What you are asked to do:
Whatever runs from the line with "Frag8 x1f[KW2];" to the end of the records below must be copied exactly, with nothing else included.

Material provided:
template <int W, int VARIANT, int PHASE>
__device__ __forceinline__ void field_tiles16(const MlpArgs& A, Ring2& rg, lds_char* lds, __attribute__((address_space(3))) float* tab_lds,
                                              int wave, int lane) {
    constexpr int C_MAX = kMaxClasses;
    constexpr int W2 = W / 2;
    const int h = lane >> 5, gq = lane >> 4;
    const int C = A.n_classes;
    const int64_t n_tiles = field_tiles(A.n, VARIANT, TILE2, NW2);
    const int passes = VARIANT == 3 ? (A.n_samples + 31) / 32 : 1;
    int pass = 0;
    RaySum rs;
    for (int64_t tile = blockIdx.x; tile < n_tiles;) {
        const int64_t n = tile * TILE2 + wave * 32 + (lane & 31);
        const bool valid = n < A.n;
        const int64_t nc = valid ? n : A.n - 1;
        const int64_t g = VARIANT == 3 ? 0 : nc / A.group_size;

        float x0, x1, x2;
        if constexpr (VARIANT == 3) raysum_point(rs, A, tile, NW2, wave, pass, lane, x0, x1, x2);
        else field_point(A, nc, x0, x1, x2);
        float s0, s1, s2, pcls[C_MAX];
        field_tile_inputs<VARIANT>(A, g, s0, s1, s2, pcls);
        float rx_p[2][3], rx_s[2][3];
        k64_two_points(x0, x1, x2, lane, rx_p);
        FragK pe;
        make_pe_pos_k64(rx_p, gq, pe);

        constexpr int KW = W / 64, KW2 = W2 / 64;
        FragK hA[KW], hB[KW];
        float raw[8];
        BoundaryK bd;
#define SHAPE(L) k64_layer(W, C_MAX, L)
#define TAB(L) k64_table_start(W, C_MAX, L)
#define HAND(L) (L >= F_FC1 && field_carries_k64(W, VARIANT, C_MAX, L))
#define PEND_T(P) std::conditional_t<HAND(P), Carry<TAB(P), k64_blocks(SHAPE(P)), layer_sine(SHAPE(P)), layer_reads_raw(SHAPE(P)), field_feeds_next(P)>, NoCarry>
#define LAYER(L, IN0, IN1, OUT, RAW, RX, PO, PR, PX)                                                                                                 \
    run_layer16<k64_blocks(SHAPE(L)), SHAPE(L).ks0, SHAPE(L).ks1, layer_sine(SHAPE(L)), layer_reads_raw(SHAPE(L)), PHASE, PEND_T(L - 1), HAND(L),   \
                L != F_FC1, L != field_last(VARIANT)>(rg, A.stream, A.stream_bytes, lds, tab_lds, tab_lds + TAB(L), IN0, IN1, OUT, RAW, bd,         \
                                                      (CarryDstK{PO, PR, PX}), wave, lane, RX)
        FragK x1f[KW2];
        I8_TRUNK(LAYER, &pe, hA, hB, x1f, raw, rx_p,
                 if constexpr (VARIANT != 3) {
                     const bool up = (lane & 16) != 0;
                     x0 = up ? rx_p[1][0] : rx_p[0][0]; x1 = up ? rx_p[1][1] : rx_p[0][1]; x2 = up ? rx_p[1][2] : rx_p[0][2];
                 });
        float col_r, col_g, col_b, rho_raw;
        float sv_raw = 0.f;
        float adj[3 * C_MAX];
#pragma unroll
        for (int i = 0; i < 3 * C_MAX; ++i) adj[i] = 0.f;
#define HEAD_OUT() col_r = k64_head_row(raw, 0, lane), col_g = k64_head_row(raw, 1, lane), col_b = k64_head_row(raw, 2, lane), rho_raw = k64_head_row(raw, 3, lane)
        if constexpr (VARIANT <= 1) {
            k64_two_points(s0, s1, s2, lane, rx_s);
            FragK ps;
            make_pe_sun_k64(rx_s, gq, ps);
            FragK sA[KW2], sB[KW2];
            I8_SOLAR(LAYER, x1f, &ps, sA, sB, raw, rx_s, HEAD_OUT(););
            if constexpr (VARIANT == 1) sv_raw = k64_head_row(raw, 0, lane);
        } else {
            HEAD_OUT();
        }
        if constexpr (VARIANT == 0) {
            I8_ADJUST(LAYER, x1f, hA, hB, raw, sv_raw = k64_head_row(raw, 0, lane););
#pragma unroll
            for (int i = 0; i < 3 * C_MAX; ++i) adj[i] = k64_head_row(raw, i, lane);
        }
#undef HEAD_OUT
#undef LAYER
#undef PEND_T
#undef HAND
#undef TAB
#undef SHAPE
        if constexpr (VARIANT == 3) {
            RAYSUM_PASS_END(rs, A, tile, pass, passes, NW2, wave, wave, NW2, true, lane, rho_raw, x0, x1, x2, tab_lds + A.bias_floats);
        } else {
            if (h == 0 && valid) store_field_outputs<VARIANT>(A.out, n, C, x0, x1, x2, col_r, col_g, col_b, rho_raw, sv_raw, adj, pcls);
            tile += gridDim.x;
        }
    }
    __builtin_amdgcn_s_setprio(0);
}

template <int W, int VARIANT, int PHASE>
__device__ __forceinline__ void field_tiles2(const MlpArgs& A, Ring2& rg, lds_char* lds, __attribute__((address_space(3))) float* tab_lds,
                                             int wave, int lane) {
    constexpr int C_MAX = kMaxClasses;
    constexpr int W2 = W / 2;
    const int h = lane >> 5;
    const int C = A.n_classes;
    const int64_t n_tiles = field_tiles(A.n, VARIANT, TILE2, NW2);
    const int passes = VARIANT == 3 ? (A.n_samples + 31) / 32 : 1;
    int pass = 0;
    RaySum rs;
    for (int64_t tile = blockIdx.x; tile < n_tiles;) {
        const int64_t n = tile * TILE2 + wave * 32 + (lane & 31);
        const bool valid = n < A.n;
        const int64_t nc = valid ? n : A.n - 1;
        const int64_t g = VARIANT == 3 ? 0 : nc / A.group_size;

        float x0, x1, x2;
        if constexpr (VARIANT == 3) raysum_point(rs, A, tile, NW2, wave, pass, lane, x0, x1, x2);
        else field_point(A, nc, x0, x1, x2);
        float s0, s1, s2, pcls[C_MAX];
        field_tile_inputs<VARIANT>(A, g, s0, s1, s2, pcls);
        Frag8 pe[PEPOS_KS8];
        make_pe_pos8<VARIANT == 3>(x0, x1, x2, h, pe);

        constexpr int KW = W / 32, KW2 = W2 / 32;
        Frag8 hA[KW], hB[KW];
        f32x16 raw;
        Boundary bd;
#define SHAPE(L) field_layer(W, C_MAX, L, FMT_I8)
#define TAB(L) prog_table_start(PROG_FIELD, W, C_MAX, L)
#define HAND(L) (L >= F_FC1 && field_carries(W, VARIANT, C_MAX, L))
#define PEND_T(P) std::conditional_t<HAND(P), Carry<TAB(P), SHAPE(P).nb(), layer_sine(SHAPE(P)), layer_reads_raw(SHAPE(P)), field_feeds_next(P)>, NoCarry>
        constexpr bool XPF = KW2 >= PFX && KW2 % PFX == 0;
#define LAYER(L, IN0, IN1, OUT, RAW, RX, PO, PR, PX)                                                                                                 \
    run_layer8x2<SHAPE(L).nb(), SHAPE(L).ks0, SHAPE(L).ks1, layer_sine(SHAPE(L)), layer_reads_raw(SHAPE(L)), PHASE, VARIANT == 3, PEND_T(L - 1), HAND(L), \
                 XPF && L != F_FC1, XPF && L != field_last(VARIANT)>(rg, A.stream, A.stream_bytes, lds, tab_lds, tab_lds + TAB(L), IN0, IN1, OUT, RAW, bd, \
                                                                     (CarryDst{PO, PR, PX}), wave, lane, RX)
        const float rx_p[3] = {x0, x1, x2}, rx_s[3] = {s0, s1, s2};
        Frag8 x1f[KW2];
        I8_TRUNK(LAYER, pe, hA, hB, x1f, &raw, rx_p);
        float col_r, col_g, col_b, rho_raw;
        float sv_raw = 0.f;
        float adj[3 * C_MAX];
#pragma unroll
        for (int i = 0; i < 3 * C_MAX; ++i) adj[i] = 0.f;
        if constexpr (VARIANT <= 1) {
            Frag8 ps[PESUN_KS8];
            make_pe_sun8(s0, s1, s2, h, ps);
            Frag8 sA[KW2], sB[KW2];
            I8_SOLAR(LAYER, x1f, ps, sA, sB, &raw, rx_s, col_r = raw[0], col_g = raw[1], col_b = raw[2], rho_raw = raw[3];);
            if constexpr (VARIANT == 1) sv_raw = raw[0];
        } else {
            col_r = raw[0], col_g = raw[1], col_b = raw[2], rho_raw = raw[3];
        }
        if constexpr (VARIANT == 0) {
            I8_ADJUST(LAYER, x1f, hA, hB, &raw, sv_raw = raw[0];);
#pragma unroll
            for (int i = 0; i < 3 * C_MAX; ++i) adj[i] = raw[i];
        }
#undef LAYER
#undef PEND_T
#undef HAND
#undef TAB
#undef SHAPE
        if constexpr (VARIANT == 3) {
            RAYSUM_PASS_END(rs, A, tile, pass, passes, NW2, wave, wave, NW2, true, lane, rho_raw, x0, x1, x2, tab_lds + A.bias_floats);
        } else {
            if (h == 0 && valid) store_field_outputs<VARIANT>(A.out, n, C, x0, x1, x2, col_r, col_g, col_b, rho_raw, sv_raw, adj, pcls);
            tile += gridDim.x;
        }
    }
    __builtin_amdgcn_s_setprio(0);
}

The answer:
        Frag8 x1f[KW2];
        I8_TRUNK(LAYER, pe, hA, hB, x1f, &raw, rx_p);
        float col_r, col_g, col_b, rho_raw;
        float sv_raw = 0.f;
        float adj[3 * C_MAX];
#pragma unroll
        for (int i = 0; i < 3 * C_MAX; ++i) adj[i] = 0.f;
        if constexpr (VARIANT <= 1) {
            Frag8 ps[PESUN_KS8];
            make_pe_sun8(s0, s1, s2, h, ps);
            Frag8 sA[KW2], sB[KW2];
            I8_SOLAR(LAYER, x1f, ps, sA, sB, &raw, rx_s, col_r = raw[0], col_g = raw[1], col_b = raw[2], rho_raw = raw[3];);
            if constexpr (VARIANT == 1) sv_raw = raw[0];
        } else {
            col_r = raw[0], col_g = raw[1], col_b = raw[2], rho_raw = raw[3];
        }
        if constexpr (VARIANT == 0) {
            I8_ADJUST(LAYER, x1f, hA, hB, &raw, sv_raw = raw[0];);
#pragma unroll
            for (int i = 0; i < 3 * C_MAX; ++i) adj[i] = raw[i];
        }
#undef LAYER
#undef PEND_T
#undef HAND
#undef TAB
#undef SHAPE
        if constexpr (VARIANT == 3) {
            RAYSUM_PASS_END(rs, A, tile, pass, passes, NW2, wave, wave, NW2, true, lane, rho_raw, x0, x1, x2, tab_lds + A.bias_floats);
        } else {
            if (h == 0 && valid) store_field_outputs<VARIANT>(A.out, n, C, x0, x1, x2, col_r, col_g, col_b, rho_raw, sv_raw, adj, pcls);
            tile += gridDim.x;
        }
    }
    __builtin_amdgcn_s_setprio(0);
}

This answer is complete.